3) Do you see any chances that Egypt will witness the same model of Iran of 1979, the democratic protests followed by an Islamist rule?
Absolutely yes. On one hand, so far they lack a charismatic leader. On the other hand, alternative non-Islamist leadership is probably weaker than it was in Iran. Remember also that the Iranian revolution went on for almost a year, with the Islamists emerging as leaders only after five or six months. Many experts predicted that moderate democrats would emerge as rulers and said an Islamist regime was impossible but that isn't what happened. I very much hope I am wrong.
4) How the Arab status quo can be reformed and changed without letting the Jihadist fanatics take power? Is it possible to have democracy and liberalism?

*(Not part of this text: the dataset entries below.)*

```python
class CherryBank:

    def __init__(self, t, C, device: int = 0, dtype: str = "f64", per_bucket_products: bool = False):
        self._h = None
        codes = {"f64": _lib.CB_F64, "f32": _lib.CB_F32, "mixed": _lib.CB_MIXED}
        if dtype not in codes:
            raise ValueError(f'dtype must be "f64", "f32" or "mixed", got {dtype!r}')
        self.dtype = dtype
        code = codes[dtype]
        cflags = _lib.CB_PER_BUCKET_PRODUCTS if per_bucket_products else 0
# ... 109 lines not shown
        _lib.check(_lib.load().cb_last_timings(self._h, ms.ctypes.data, ms.size), "cb_last_timings")
        return dict(zip(self.TIMING_NAMES, ms.tolist()))

    def timing_means(self) -> dict:
        import ctypes as Ct
        ms = np.zeros(len(self.TIMING_NAMES))
        calls = Ct.c_int(0)
        _lib.check(_lib.load().cb_timing_sums(self._h, ms.ctypes.data, ms.size, Ct.byref(calls)),
                   "cb_timing_sums")
        k = max(calls.value, 1)
        out = dict(zip(self.TIMING_NAMES, (ms / k).tolist()))
        out["calls"] = calls.value
        return out

    def last_sweeps(self) -> int:
        return int(_lib.load().cb_last_sweeps(self._h))

    def eigh_counters(self) -> dict:
        v = np.zeros(4, dtype=np.int32)
        _lib.check(_lib.load().cb_eigh_counters(self._h, v.ctypes.data, 4), "cb_eigh_counters")
        return {"planned_solves": int(v[0]), "stalls": int(v[1]), "last_sweeps": int(v[2]), "record_spins": int(v[3])}

    def epoch_times(self, num_epochs: int) -> np.ndarray:
        s = np.zeros(int(num_epochs))
        _lib.check(_lib.load().cb_train_epoch_times(self._h, s.ctypes.data, s.size), "cb_train_epoch_times")
        return s

    def last_kernel_form(self) -> int:
        return int(_lib.load().cb_last_kernel_form(self._h))

    def last_bank_form(self) -> dict:
        v = int(_lib.load().cb_last_bank_form(self._h))
        return {"fused": bool(v & 1), "waves_per_tile": 8 if v & 2 else 4, "bucket_sum_first": bool(v & 4),
                "time_basis": bool(v & 8)}

    def time_basis_info(self) -> dict:
        import ctypes as Ct
        n = np.zeros(5, dtype=np.int32)
        rho = Ct.c_double(0.0)
        _lib.check(_lib.load().cb_time_basis_info(self._h, n.ctypes.data, Ct.byref(rho)), "cb_time_basis_info")
        return {"forward_skeleton": int(n[0]), "direct": int(n[1]), "gradient_skeleton": int(n[2]), "builds": int(n[3]),
                "repeated_epochs": int(n[4]), "rho_max": float(rho.value)}

    def _shape_Q(self, Q, pi):
        Q = _as_f64(Q).reshape(self.L, self.S, self.S)
        pi = _as_f64(pi).reshape(self.L, self.S)
        return Q, pi

    def loss_grad(self, Q, pi, normalize: bool = True, want_grad: bool = True
                  ) -> Tuple[np.ndarray, Optional[np.ndarray]]:
        Q, pi = self._shape_Q(Q, pi)
        loss = np.zeros(self.L)
        dQ = np.zeros_like(Q) if want_grad else None
        rc = _lib.load().cb_loss_grad(self._h, Q.ctypes.data, pi.ctypes.data,
                                      CB_NORMALIZE if normalize else 0, loss.ctypes.data,
                                      dQ.ctypes.data if want_grad else None)
        _lib.check(rc, "cb_loss_grad")
        return loss, dQ

    def expm_bank(self, Q, pi=None) -> np.ndarray:
        Q = _as_f64(Q).reshape(self.L, self.S, self.S)
        pi_ptr = None
        if pi is not None:
            pi = _as_f64(pi).reshape(self.L, self.S)
            pi_ptr = pi.ctypes.data
        P = np.zeros((self.L, self.B, self.S, self.S))
        _lib.check(_lib.load().cb_expm_bank(self._h, Q.ctypes.data, pi_ptr, 0, P.ctypes.data),
# ... 84 lines not shown
```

One would need strong leaders, strong organizations, an ability to repress opposition, a clear program, and unity, among other things. None of this is present on the moderate democratic side. Again, I wish it was otherwise. More than any other country, reformers--though not all of them--have believed they can work with and then manipulate the Islamists. That seems like a mistake.
The chances for democracy and liberalism are different in every country. Tunisia has a good chance because there is a strong middle class and a weak Islamist movement. But in Egypt look at the numbers in the latest Pew poll.
In Egypt, 30 percent like Hizballah (66 percent don't). 49 percent are favorable toward Hamas (48 percent are negative); and 20 percent smile (72 percent frown) at al-Qaida. Roughly speaking, one-fifth of Egyptians applaud the most extreme Islamist terrorist group, while around one-third back revolutionary Islamists abroad. This doesn't tell us what proportion of Egyptians want an Islamist government at home, but it is an indicator.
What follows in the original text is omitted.